The resin-impregnated sheet-like material obtained above was slit to a width of 15 mm, and then cut to a length of 25 mm using a guillotine type cutting machine to produce a chopped UD tape. The obtained chopped UD tape was naturally dropped on an aluminum plate and laminated so that the fiber orientation of the prepreg was two-dimensional random. When the laminate was laminated so that the prepreg basis weight of the laminate was 1270 g / m ² , the bulk of the laminate was about 6 to 7 mm.

  When the obtained laminate is heated with a far-infrared heater (manufactured by NGK, product name: Infrastein heater AS) at 270 ° C. for 5 minutes, the resin melts and the thickness decreases to a thickness of about 2 to 3 mm. It was. The random sheet after heating was excellent in flexibility and handleability.

  Two fiber-reinforced thermoplastic resin random sheets obtained after heating are stacked and placed in a 16.5 mm deep stamping steel mold, heated and cooled two-stage press (Shinto Metal Industries, 50 ton press) ) Using a heating plate temperature of 220 ° C., 2 MPa, 7 minutes, followed by a cooling plate temperature of 30 ° C., 2 MPa, 4 minutes, and a fiber-reinforced thermoplastic resin random sheet having a thickness of about 2 mm. I took it out. The produced fiber reinforced thermoplastic resin random sheet had the appearance of the chopped UD tape retained in appearance.

(Comparative Example 1)
In the same manner as in Example 1, the produced chopped UD tape was laminated in a sheet shape so that the basis weight was 2540 g / m ² so that the fiber orientation was two-dimensional random in a stamped steel mold. When heating press and cooling press were carried out in the same manner as in Example 1 without heating with an infrared heater, the produced fiber-reinforced thermoplastic resin random sheet had a bent chopped UD tape shape or a chopped UD tape shape. Was not retained.

(Example 2)
Four temporarily fixed random sheets made of chopped UD tape produced by the same method as in Example 1 were stacked, and a fiber-reinforced thermoplastic resin random sheet having a thickness of about 4 mm was produced by the same method as in Example 1. The produced fiber reinforced thermoplastic resin random sheet had the chopped strand shape retained in appearance.

(Comparative Example 2)
In the same manner as in Example 1, the produced chopped UD tape was laminated in a sheet shape so that the fiber orientation was two-dimensional random in a stamped steel mold, and the thickness was about 8080 g / m ^2. Although an attempt was made to obtain a 4 mm fiber-reinforced thermoplastic resin random sheet, the laminate became bulky and could not be laminated on a stamping die having a depth of 16.5 mm.

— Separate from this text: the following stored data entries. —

template <bool A_MN, bool B_MN, bool DB = true>
__device__ __forceinline__ void hy_gemm(f32x4_t (&acc)[8], const float* A, int lda, const float* B, int ldb, int kblocks) {
    const int tid = hy_tid(), lane = tid & 63, p = lane & 15, g = lane >> 4, w = tid >> 6;
    const float* ap = A_MN ? A + (4 * g) * lda + 16 * w + p : A + (16 * w + p) * lda + 4 * g;
    const float* bp = B_MN ? B + (4 * g) * ldb + p : B + p * ldb + 4 * g;
    if constexpr (!DB) {
#pragma unroll 1
        for (int kb = 0; kb < kblocks; ++kb) {
            HyFrag<A_MN, B_MN> f;
            f.fetch(ap, lda, bp, ldb, kb);
            f.multiply(acc);
        }
    } else {
        HyFrag<A_MN, B_MN> f0, f1;
        f0.fetch(ap, lda, bp, ldb, 0);
        int kb = 0;
#pragma unroll 1
        for (; kb + 2 <= kblocks; kb += 2) {
            f1.fetch(ap, lda, bp, ldb, kb + 1);
            f0.multiply(acc);
            if (kb + 2 < kblocks) f0.fetch(ap, lda, bp, ldb, kb + 2);
            f1.multiply(acc);
        }
        if (kb < kblocks) f0.multiply(acc);
    }
}

__device__ __forceinline__ void hy_zero(f32x4_t (&acc)[8]) {
#pragma unroll
    for (int x = 0; x < 8; ++x) acc[x] = (f32x4_t){0.f, 0.f, 0.f, 0.f};
}

__device__ __forceinline__ void hy_store_t(const f32x4_t (&acc)[8], float* buf, int ld, float sign = 1.f) {
    const int tid = hy_tid(), lane = tid & 63, p = lane & 15, g = lane >> 4, w = tid >> 6;
#pragma unroll
    for (int x = 0; x < 8; ++x)
        *reinterpret_cast<float4*>(buf + (16 * x + p) * ld + 16 * w + 4 * g) =
            make_float4(sign * acc[x][0], sign * acc[x][1], sign * acc[x][2], sign * acc[x][3]);
}

__device__ __forceinline__ void hy_sym_store(float* G, const float (&v)[8][4]) {
    const int lane = threadIdx.x & 63, p = lane & 15, g = lane >> 4, w = threadIdx.x >> 6;
    unsigned q = (unsigned)(p * HY_N + 16 * w + 4 * g);
    HY_OPAQUE1(q);
#pragma unroll
    for (int x = 0; x < 8; ++x) *reinterpret_cast<float4*>(G + (q + 16u * x * HY_N)) = make_float4(v[x][0], v[x][1], v[x][2], v[x][3]);
}
__device__ __forceinline__ unsigned hy_sym_offset() {
    const int lane = threadIdx.x & 63, p = lane & 15, g = lane >> 4, w = threadIdx.x >> 6;
    unsigned q = (unsigned)(p * HY_N + 16 * w + 4 * g);
    HY_OPAQUE1(q);
    return q;
}
__device__ __forceinline__ void hy_sym_store_tile(float* G, unsigned q, int x, const float (&v)[4]) {
    *reinterpret_cast<float4*>(G + (q + 16u * x * HY_N)) = make_float4(v[0], v[1], v[2], v[3]);
}
__device__ __forceinline__ void hy_sym_load(float (&v)[8][4], const float* G) {
    const int lane = threadIdx.x & 63, p = lane & 15, g = lane >> 4, w = threadIdx.x >> 6;
    unsigned q = (unsigned)(p * HY_N + 16 * w + 4 * g);
    HY_OPAQUE1(q);
#pragma unroll
    for (int x = 0; x < 8; ++x) {
        const float4 t = *reinterpret_cast<const float4*>(G + (q + 16u * x * HY_N));
        v[x][0] = t.x; v[x][1] = t.y; v[x][2] = t.z; v[x][3] = t.w;
    }
}

template <int K>
__device__ __forceinline__ void hy_sum(const float (&v)[K], float* part, double* out) {
    const int tid = hy_tid(), lane = tid & 63, w = tid >> 6;
#pragma unroll
    for (int q = 0; q < K; ++q) {
        float s = v[q];
        s += dpp_f<DPP_XOR1>(s); s += dpp_f<DPP_XOR2>(s); s += dpp_f<DPP_HALF_MIRROR>(s); s += dpp_f<DPP_MIRROR>(s);
        if ((lane & 15) == 0) part[q * 32 + w * 4 + (lane >> 4)] = s;
    }
    __syncthreads();
    if (tid < K) {
        double s = 0.0;
#pragma unroll
        for (int i = 0; i < 8; ++i) {
            const float4 t = *reinterpret_cast<const float4*>(part + tid * 32 + 4 * i);
            s += ((double)t.x + (double)t.y) + ((double)t.z + (double)t.w);
        }
        out[tid] = s;
    }
    __syncthreads();
}

template <bool TWO>
__device__ __forceinline__ void hy_colsum(const float* M, int ld, const float* M2, int ld2, int rows, const float* x, float* scratch, float* out, float* out2) {
    const int tid = hy_tid(), j = tid & 127, part = tid >> 7;
    const int per = (rows + 3) >> 2, i0 = part * per, i1 = min(rows, i0 + per);
    float s0 = 0.f, s1 = 0.f, t0 = 0.f, t1 = 0.f;
    int i = i0;
    for (; i + 2 <= i1; i += 2) {
        const float x0 = x[i], x1 = x[i + 1];
        s0 = fmaf(M[i * ld + j], x0, s0); s1 = fmaf(M[(i + 1) * ld + j], x1, s1);
        if (TWO) { t0 = fmaf(M2[i * ld2 + j], x0, t0); t1 = fmaf(M2[(i + 1) * ld2 + j], x1, t1); }
    }
    if (i < i1) { s0 = fmaf(M[i * ld + j], x[i], s0); if (TWO) t0 = fmaf(M2[i * ld2 + j], x[i], t0); }
    scratch[tid] = s0 + s1;
    if (TWO) scratch[512 + tid] = t0 + t1;
    __syncthreads();
    if (tid < 128) out[tid] = (scratch[tid] + scratch[128 + tid]) + (scratch[256 + tid] + scratch[384 + tid]);
    else if (TWO && tid < 256) out2[tid - 128] = (scratch[512 + tid - 128] + scratch[512 + tid]) + (scratch[512 + 128 + tid] + scratch[512 + 256 + tid]);
    __syncthreads();
}
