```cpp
inline int nt_small_tile(int M, int N, int nz) {
    const int tiles_n = (N + 127) / 128;
    int tm = 4;
    double best = 1e30;
    for (int c = 4; c >= 2; --c) {
        const long tiles = (long)((M + 32 * c - 1) / (32 * c)) * tiles_n * nz;
        const double cost = (double)((tiles + 255) / 256) * (c + 0.8);
        if (cost < best - 1e-9) { best = cost; tm = c; }
    }
    return tm;
}
inline double nt_small_us(int M, int N, double nk, int nz, int tm, int epi) {
    static const double slots[5] = {0, 0, 768, 512, 512}, tk[5] = {0, 0, 0.56, 0.72, 0.85}, fix[5] = {0, 0, 3.6, 4.0, 4.4};
    const long t = (long)((M + 32 * tm - 1) / (32 * tm)) * ((N + 127) / 128) * nz;
    const double e = ((epi & 1) ? 2.0 + 0.2 * nk : 0.0) + ((epi & 2) ? 2.0 : 0.0) + ((epi & 4) ? 2.0 : 0.0) + ((epi & 8) ? 1.0 : 0.0) + ((epi & 16) ? 2.5 : 0.0);
    const double kt = (nk <= 36.0 ? nk : 36.0 + 1.6 * (nk - 36.0)) * tk[tm];
    return (double)((long)((t + slots[tm] - 1) / slots[tm])) * (kt + fix[tm] + e * tm / 4.0);
}
inline double nt_big_round_us(double nk, int epi) {
    const double kt = nk * 1.45;
    return kt + 6.5 + ((epi & 1) ? 9.0 : 0.0) + ((epi & 2) ? 4.0 : 0.0) + ((epi & 4) ? 3.0 : 0.0) + ((epi & 8) ? 4.7 : 0.0) + ((epi & 16) ? 6.7 : 0.0);
}
inline int nt_pick_tile(int M, int N, int K, int nz, bool bf16_in, int epi, int* rows_big = nullptr, int* tm_rest = nullptr) {
    int tm = nt_small_tile(M, N, nz);
    if (rows_big) *rows_big = M;
    if (bf16_in && M >= 256 && N >= 256) {
        const double nk = (double)K / 64.0;
        const long tn_big = (N + 255) / 256;
        const long t_big = (long)((M + 255) / 256) * tn_big * nz;
        const double us_small = nt_small_us(M, N, nk, nz, tm, epi);
        const double big_round = nt_big_round_us(nk, epi);
        const double us_big = (double)((t_big + 255) / 256) * big_round;
        double us_best = us_small;
        if (us_big < 0.98 * us_small) { tm = 16; us_best = us_big; }
        const long full = t_big / 256;
        if (rows_big && nz == 1 && full >= 1 && t_big % 256 != 0) {
            const long m_tiles = full * 256 / tn_big;
            const int rows_a = (int)(m_tiles * 256), m_rest = M - rows_a;
            if (m_tiles >= 1 && m_rest > 0) {
                const int tr = nt_small_tile(m_rest, N, 1);
                const double us_split = (double)((m_tiles * tn_big + 255) / 256) * big_round + nt_small_us(m_rest, N, nk, 1, tr, epi) + 2.0;
                if (us_split < 0.93 * us_best) { tm = 16; *rows_big = rows_a; *tm_rest = tr; }
            }
        }
    }
    return tm;
}
inline void nt_plan(const tav_gemm_nt_args* a, int* tm_out, int* rows_big, int* tm_rest) {
    const int es = elem_size(a->in_dtype);
    const int nz = (int)((a->nzb > 0 ? a->nzb : 1) * (a->nzg > 0 ? a->nzg : 1));
    int tm = a->tile_m_hint & 31;
    const bool may_split = tm == 0 && a->in_dtype == TAV_BF16 && nz == 1;
    *rows_big = (int)a->M; *tm_rest = 4;
    if (a->in_dtype == TAV_F32 && (tm == 8 || tm == 16)) tm = 4;
    if (tm != 8 && tm != 16 && (tm < 2 || tm > 4))
        tm = nt_pick_tile((int)a->M, (int)a->N, (int)(a->K * es / 2), nz, a->in_dtype != TAV_F32,
                          ((a->resid || a->accumulate) ? 1 : 0) | (a->out_dtype == TAV_F32 ? 2 : 0) | ((a->act & 3) ? 4 : 0) | (a->gelu_in ? 8 : 0) | (a->C_pre ? 16 : 0),
                          may_split ? rows_big : nullptr, tm_rest);
    if (a->in_dtype == TAV_FP8 && tm != 16) tm = 4;
    *tm_out = tm;
}

enum { EPI_GEN = 0, EPI_PLAIN = 1, EPI_RESID = 2, EPI_GELU_D = 3, EPI_MUL_D = 4 };

#define TAV_NT_TILES(X, IN, OUT, NST, EPI) X(IN, OUT, 4, NST, 4, 4, EPI) X(IN, OUT, 3, NST, 4, 4, EPI) X(IN, OUT, 2, NST, 4, 4, EPI)
#define TAV_NT_FLAVOUR(X, IN, OUT, EPI) X(IN, OUT, 4, 2, 8, 8, EPI) TAV_NT_TILES(X, IN, OUT, 4, EPI) TAV_NT_TILES(X, IN, OUT, 2, EPI)
#define TAV_NT_FLAVOUR3(X, IN, OUT, EPI) \
    X(IN, OUT, 4, 2, 8, 8, EPI) X(IN, OUT, 4, 3, 8, 4, GEN) TAV_NT_TILES(X, IN, OUT, 4, EPI) TAV_NT_TILES(X, IN, OUT, 3, GEN) TAV_NT_TILES(X, IN, OUT, 2, EPI)
#define TAV_NT_KERNELS(X)                                                                                                        \
                                  \
    X(FP8, BF16, 4, 2, 8, 8, PLAIN) X(FP8, BF16, 4, 2, 8, 8, GELU_D) X(FP8, BF16, 4, 2, 8, 8, MUL_D) X(FP8, BF16, 4, 2, 8, 8, GEN) \
    X(FP8, F32, 4, 2, 8, 8, PLAIN) X(FP8, F32, 4, 2, 8, 8, RESID) X(FP8, F32, 4, 2, 8, 8, GEN)                                    \
    X(FP8, BF16, 4, 2, 4, 4, GEN) X(FP8, F32, 4, 2, 4, 4, GEN)                                                                    \
    TAV_NT_FLAVOUR3(X, BF16, BF16, PLAIN) TAV_NT_FLAVOUR(X, BF16, BF16, GELU_D) TAV_NT_FLAVOUR(X, BF16, BF16, MUL_D) TAV_NT_FLAVOUR(X, BF16, BF16, GEN) \
    TAV_NT_FLAVOUR3(X, BF16, F32, PLAIN) TAV_NT_FLAVOUR(X, BF16, F32, RESID) TAV_NT_FLAVOUR(X, BF16, F32, GEN)                    \
                                                                               \
    X(F32, F32, 4, 2, 4, 4, GEN) X(F32, F32, 3, 2, 4, 4, GEN) X(F32, F32, 2, 2, 4, 4, GEN)

struct NtKey {
    int8_t in, out, tm, nst, nw, tnw, epi;
};
constexpr bool operator==(const NtKey& a, const NtKey& b) {
    return a.in == b.in && a.out == b.out && a.tm == b.tm && a.nst == b.nst && a.nw == b.nw && a.tnw == b.tnw && a.epi == b.epi;
}
#define TAV_NT_KEY(IN, OUT, TM, NST, NW, TNW, EPI) {TAV_##IN, TAV_##OUT, TM, NST, NW, TNW, EPI_##EPI},
constexpr NtKey nt_keys[] = {TAV_NT_KERNELS(TAV_NT_KEY)};
#undef TAV_NT_KEY
constexpr int nt_num_keys = (int)(sizeof(nt_keys) / sizeof(nt_keys[0]));
inline int nt_key_index(const NtKey& k) {
    for (int i = 0; i < nt_num_keys; ++i)
        if (nt_keys[i] == k) return i;
    return -1;
}

struct NtLaunch {
    NtKey key;
    int tiles_m, tiles_n;
    unsigned grid_x, grid_y, block;
    size_t lds;
};
inline NtLaunch nt_launch(const tav_gemm_nt_args* a, int M, int tm) {
    const int in = a->in_dtype, out = a->out_dtype;
    const int nzb = a->nzb > 0 ? a->nzb : 1, nzg = a->nzg > 0 ? a->nzg : 1;
    const int bm = tm >= 8 ? 256 : 32 * tm, bn = tm == 16 ? 256 : 128;
    NtLaunch L;
    L.tiles_m = (M + bm - 1) / bm;
    L.tiles_n = ((int)a->N + bn - 1) / bn;
    const long wgs = (long)L.tiles_m * L.tiles_n * nzb * nzg;
    int nst = (a->tile_m_hint >> 5) & 7;
    if (tm == 8) nst = 3;
    else if (tm == 16) nst = 2;
    else if (nst < 2 || nst > 4) nst = (wgs <= 256 && in == TAV_BF16) ? 4 : 2;
    if (in != TAV_BF16) nst = 2;
    L.grid_x = (unsigned)(L.tiles_m * L.tiles_n); L.grid_y = (unsigned)(nzb * nzg); L.block = tm >= 8 ? 512 : 256;
    L.lds = (tm == 16 && in == TAV_BF16) ? (size_t)160 * 1024 : (size_t)nst * (bm + bn) * 128;
    const bool side = a->resid || a->C_pre || a->gelu_in || a->accumulate;
    int epi = EPI_GEN;
    if (!side && a->act == 0) epi = EPI_PLAIN;
    else if (a->resid && !a->C_pre && !a->gelu_in && !a->accumulate && a->act == 0 && out == TAV_F32) epi = EPI_RESID;
    else if (a->C_pre && (a->act & 3) == 3 && !a->resid && !a->gelu_in && !a->accumulate && out == TAV_BF16) epi = EPI_GELU_D;
    else if (a->gelu_in && (a->act & 4) && !(a->act & 3) && !a->resid && !a->C_pre && !a->accumulate && out == TAV_BF16) epi = EPI_MUL_D;
    if (nst == 3 || in == TAV_F32 || (in == TAV_FP8 && tm != 16)) epi = EPI_GEN;
    L.key = NtKey{(int8_t)in, (int8_t)out, (int8_t)(tm >= 8 ? 4 : tm), (int8_t)nst, (int8_t)(tm >= 8 ? 8 : 4), (int8_t)(tm == 16 ? 8 : 4), (int8_t)epi};
    return L;
}

struct NtSplit {
    int M_rest;
    long a_bytes, c_bytes, pre_bytes, gelu_bytes, resid_elems;
};
inline NtSplit nt_split(const tav_gemm_nt_args* a, int rows_big) {
    const long r = rows_big, es = elem_size(a->in_dtype), oes = elem_size(a->out_dtype);
    return NtSplit{(int)a->M - rows_big, r * a->lda * es, r * a->ldc * oes, r * a->ld_pre * oes, r * a->ld_gelu_in * es, r * a->ld_resid};
}

constexpr int TN_PROBLEMS_MAX = 4;

inline int tn_validate_problem(const void* A, const void* B, const void* out, int64_t N1, int64_t N2, int64_t lda, int64_t ldb, int64_t a_zb,
                               int64_t b_zb, int64_t rows_per_batch, int64_t nbatch, int dtype) {
    if (!A || !B || !out) return TAV_ERR_NULL;
    if (N1 <= 0 || N2 <= 0 || rows_per_batch <= 0 || nbatch <= 0) return TAV_ERR_SHAPE;
    if (dtype != TAV_BF16 && dtype != TAV_F32) return TAV_ERR_DTYPE;
    const int es = elem_size(dtype), pk = 16 / es;
    if (N1 % pk || N2 % pk || N2 % 4) return TAV_ERR_SHAPE;
    if (lda % pk || ldb % pk || a_zb % pk || b_zb % pk) return TAV_ERR_ALIGN;
    if ((rows_per_batch + 64) * (lda > ldb ? lda : ldb) * es >= (1ll << 32)) return TAV_ERR_SHAPE;
    return 0;
}
inline int tn_validate_group(const tav_gemm_tn_problem* probs, int nprob, int64_t rows, int dtype) {
    for (int k = 0; k < nprob; ++k) {
        const tav_gemm_tn_problem& a = probs[k];
        const int rc = tn_validate_problem(a.A, a.B, a.out, a.N1, a.N2, a.lda, a.ldb, 0, 0, rows, 1, dtype);
        if (rc != 0) return rc;
    }
    return 0;
}

constexpr double TN_SPLIT_PENALTY = 0.06;
inline void tn_splits(int64_t n1, int64_t n2, int64_t rows_per_batch, int64_t nbatch, int32_t* chunk_rows, int32_t* nsplit) {
    const long tiles = ((n1 + 127) / 128) * ((n2 + 127) / 128);
    const long SLOTS = 512;
    long best_cpb = 1, best_cr = ((rows_per_batch + 63) / 64) * 64; double best_score = -1.0;
    const long max_cpb = (rows_per_batch + 255) / 256 > 0 ? (rows_per_batch + 255) / 256 : 1;
    for (long cpb = 1; cpb <= max_cpb && cpb <= 64; ++cpb) {
        long cr = (rows_per_batch + cpb - 1) / cpb;
        cr = ((cr + 63) / 64) * 64;
        const long real_cpb = (rows_per_batch + cr - 1) / cr;
        const long wgs = tiles * real_cpb * nbatch;
        const long rounds = (wgs + SLOTS - 1) / SLOTS;
        const double work = (double)rounds * (double)cr;
        const double ideal = (double)tiles * nbatch * rows_per_batch / SLOTS;
        const double score = ideal / work - TN_SPLIT_PENALTY * (double)(real_cpb * nbatch);
        if (score > best_score + 1e-9) { best_score = score; best_cpb = real_cpb; best_cr = cr; }
    }
    *chunk_rows = (int32_t)best_cr;
    *nsplit = (int32_t)(best_cpb * nbatch);
}

struct TnGroupPlan {
    bool big;
    int tw, nsplit;
    long chunk;
    long ws_floats;
};
inline TnGroupPlan tn_big_plan(const tav_gemm_tn_problem* probs, int nprob, long rows, int dtype, int flags) {
    TnGroupPlan P{false, 128, 1, 0, 0};
    const bool can_big = dtype == TAV_BF16 && !(flags & 2);
    long tiles = 0, elems = 0;
    for (int k = 0; k < nprob; ++k) {
        tiles += ((probs[k].N1 + 255) / 256) * ((probs[k].N2 + 255) / 256);
        elems += probs[k].N1 * probs[k].N2;
    }
    P.big = can_big && ((flags & 1) || (rows >= 12288 && tiles >= 48));
    if (P.big) {
        int best = 1; double best_score = -1.0;
        for (int s2 = 1; s2 <= 4; ++s2) {
            if (s2 > 1 && rows / s2 < 2048) break;
            const long wgs = tiles * s2;
            const double fill = (double)wgs / (double)(((wgs + 255) / 256) * 256);
            const double score = fill - 0.04 * (s2 - 1);
            if (score > best_score + 1e-9) { best_score = score; best = s2; }
        }
        if ((flags >> 8) & 15) best = (flags >> 8) & 15;
        P.nsplit = best;
        P.tw = 256;
    }
// ... 50 lines not shown
```

multi-modal-emotion_amd/engine.py:

```python
import weakref

import torch

from . import ops

_EPOCH = [0]


def bump_weight_epoch():
    _EPOCH[0] += 1


class Policy:

    def __init__(self, name="bf16", fp8_fwd=None, fp8_bwd=None):
        name = {"bfloat16": "bf16", "float32": "fp32", "f32": "fp32", "float8": "fp8", "e4m3": "fp8"}.get(name, name)
        if name not in ("bf16", "fp32", "fp8", "fp8-all", "fp8-wgrad8"):
            raise ValueError(f"unknown precision policy {name!r}")
        self.name = name
        self.lp = torch.float32 if name == "fp32" else torch.bfloat16
        self.f32 = name == "fp32"
        self.fp8 = name.startswith("fp8")
        self.fp8_stacks = () if not self.fp8 else (("video", "text", "audio", "fusion") if name == "fp8-all" else ("video",))
        self.fp8_wgrad8 = name in ("fp8-wgrad8", "fp8-all")
# ... 177 lines not shown
def _to_lp(pol, x32):
    return x32 if pol.f32 else ops.cast2d(x32, pol.lp)


_LP_HINT = {}


def _hint_set(g32, glp):
    if glp is not None and g32 is not None and g32.is_cuda:
        _LP_HINT[torch.cuda.current_stream().cuda_stream] = (g32, glp)


def _hint_take(g):
    if not g.is_cuda:
        return None
    e = _LP_HINT.pop(torch.cuda.current_stream().cuda_stream, None)
    return e[1] if e is not None and e[0] is g else None


def _c(t):
    return t if t is None or t.is_contiguous() else t.contiguous()


class LayerSpec:
    def __init__(self, B, S, nheads, eps, pre_ln, mask_mode=0, branch=None, head_scale=None, probs_out=None, seq_lens=None):
        self.B, self.S, self.nheads, self.eps, self.pre_ln, self.mask_mode, self.branch = B, S, nheads, eps, pre_ln, mask_mode, branch
        self.seq_lens = seq_lens
        self.head_scale, self.probs_out = head_scale, probs_out


QSC = ops.ATTN_Q_PRESCALE


def _layer_wgrads(pairs, into=None):
    tiles = sum(((a.shape[1] + 127) // 128) * ((b.shape[1] + 127) // 128) for a, b in pairs)
    if len(pairs) <= 4 and tiles >= 256:
        return ops.gemm_tn_grouped(pairs, want_bias=True, into=into)
    return [ops.gemm_tn(a, b, want_bias=True) for a, b in pairs]


def _arena_into(wq, wk, wv, bq, bk, bv, wo, bo, w1, b1, w2, b2):
    from . import runtime as _rt
    if not _rt.grad_slots:
        return None
    g = lambda p: _rt.grad_slots.pop(p.data_ptr(), None) if p is not None else None

    def fused(ps):
        if any(p is None for p in ps):
            return None
        v = _rt.fused_slot(ps)
        for p in ps:
            _rt.grad_slots.pop(p.data_ptr(), None)
        return v
    return [(g(w2), g(b2)), (g(w1), g(b1)), (g(wo), g(bo)), (fused((wq, wk, wv)), fused((bq, bk, bv)))]


def _fp8_layer(pol, spec):
    return bool(pol.fp8 and spec.branch in pol.fp8_stacks)


def _fp8_sites(ectx, spec, wq):
    pol, fp8 = ectx.pol, _fp8_layer(ectx.pol, spec)
    st = lambda tag: ectx.cache.fp8_state(wq, tag)
    return (True, pol.fp8_fwd, pol.fp8_bwd, pol.fp8_wgrad8, st) if fp8 else (False, 0, 0, False, st)
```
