diff --git a/swiftmpi_amd/csrc/swps_w2v_ctx.h b/swiftmpi_amd/csrc/swps_w2v_ctx.h
--- a/swiftmpi_amd/csrc/swps_w2v_ctx.h
+++ b/swiftmpi_amd/csrc/swps_w2v_ctx.h
@@ -198,14 +198,29 @@
     uint32_t U = 0;
   } pb;
   static constexpr int kPrepBufs = 15;
-  DevMem alt[kPrepBufs];
-  bool alt_local_ready = false;
+  static constexpr int kPrepSets = 3;
+  DevMem alt[kPrepSets][kPrepBufs];
+  int set_cur = 0;
+  bool set_ready[kPrepSets] = {};
   int overlap = -1;
+  int prep_ahead = 0;
+  int plan_ahead = 1;
   hipStream_t s_prep = nullptr;
-  hipEvent_t ev_learn = nullptr, ev_prep = nullptr;
+  hipEvent_t ev_set_learn[kPrepSets] = {}, ev_set_prep[kPrepSets] = {};
+  hipEvent_t ev_pfwd = nullptr, ev_entry = nullptr;
   hipEvent_t fwd_event = nullptr;
   DevMem *prep_set[kPrepBufs] = {&d_pos_tok, &d_rec,  &d_pkeys, &d_pvals, &d_pkeys_s, &d_pvals_s, &d_tmp,
                                  &d_seg,     &d_icnt, &d_ioff,  &d_desc,  &d_lead,    &d_multi, &d_krow, &d_local};
+  struct PlanAhead {
+    bool valid = false;
+    uint64_t lstate_in = 0, fstate_in = 0;
+  } ahead;
+  static constexpr int kPlanBufs = 5;
+  DevMem plan_alt[kPlanBufs], d_plan_tmp;
+  DevMem *plan_set[kPlanBufs] = {&d_kflag, &d_kscan, &d_ldraw, &d_ldoff, &d_bounds};
+  hipEvent_t ev_plan = nullptr;
+  int32_t *h_plan = nullptr;
+  uint64_t h_plan_nb = 0;
   uint64_t st_batches = 0, st_kept = 0, st_words = 0, st_pairs = 0, st_pulled = 0, st_pushed = 0;
   uint64_t st_sums = 0, st_fused = 0, st_fused_g = 0, st_split = 0;
   uint64_t trace_cap = 0;
@@ -235,6 +250,10 @@
 int upload_lcg_constants();
 int plan_epoch(swps_w2v *w);
 int prep_batch(swps_w2v *w);
+void use_prep_set(swps_w2v *w, int k);
+int presize_sets(swps_w2v *w, int nsets);
+int plan_issue_ahead(swps_w2v *w);
+void plan_drop_ahead(swps_w2v *w);
 
 int learn_step(swps_w2v *w, const void *d_vals = nullptr, void *d_grads = nullptr);
 int train_overlapped(swps_w2v *w, uint64_t count);
diff --git a/swiftmpi_amd/csrc/swps_w2v_ingest.hip b/swiftmpi_amd/csrc/swps_w2v_ingest.hip
--- a/swiftmpi_amd/csrc/swps_w2v_ingest.hip
+++ b/swiftmpi_amd/csrc/swps_w2v_ingest.hip
@@ -766,6 +766,7 @@
 
 int upload_corpus(swps_w2v *w) {
   hipStream_t s = w->s;
+  plan_drop_ahead(w);
   const uint64_t V = w->vocab_keys.size();
   if (!w->tok_on_device) {
     SWPS_TRY(upload(w->d_tok, w->tok, s));
@@ -823,6 +824,7 @@
   SWPS_TRY(w->d_cache_v.ensure(V * w->cs * es));
   SWPS_TRY(w->d_local.ensure(V * 4));
   SWPS_HIP(hipMemsetAsync(w->d_local.p, 0xFF, V * 4, s));
+  for (int k = 0; k < swps_w2v::kPrepSets; k++) w->set_ready[k] = k == w->set_cur;
   SWPS_TRY(w->d_vid_row.ensure(V * 4));
   SWPS_HIP(hipStreamSynchronize(s));
   return SWPS_OK;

  As described above, the present invention is a chopped UD tape composed of a thermoplastic resin and a reinforcing fiber, in which a fiber orientation is randomly laminated in a sheet shape, and a temporary fixing random sheet having a thickness reduced by heating in advance. It is a fiber reinforced thermoplastic resin random sheet that is manufactured by pressing and integrating one or more of them after being manufactured, but this makes it possible to make a thick fiber reinforced thermoplastic resin random sheet or a temporary fixing random sheet. It can be assumed that it is easy to manufacture a large-sized fiber-reinforced thermoplastic resin random sheet because of its good handleability. Therefore, it can be said that the present invention is industrially useful.

Claims (2)

Laminating a chopped UD tape containing a thermoplastic resin and reinforcing fibers so that the orientation of the reinforcing fibers contained in the chopped UD tape is two-dimensional random, and forming a laminate,
Heating the laminate at atmospheric pressure,
A step of cooling the heated laminate to 130 ° C. or lower,
The manufacturing method of a fiber reinforced thermoplastic resin random sheet including the process of making a fiber reinforced thermoplastic resin random sheet by continuing pressurization and heating.   2. The production of a fiber-reinforced thermoplastic random sheet according to claim 1, wherein in the step of forming a fiber-reinforced thermoplastic resin random sheet by pressing and heating, a plurality of heated laminates are pressed and heated. Method.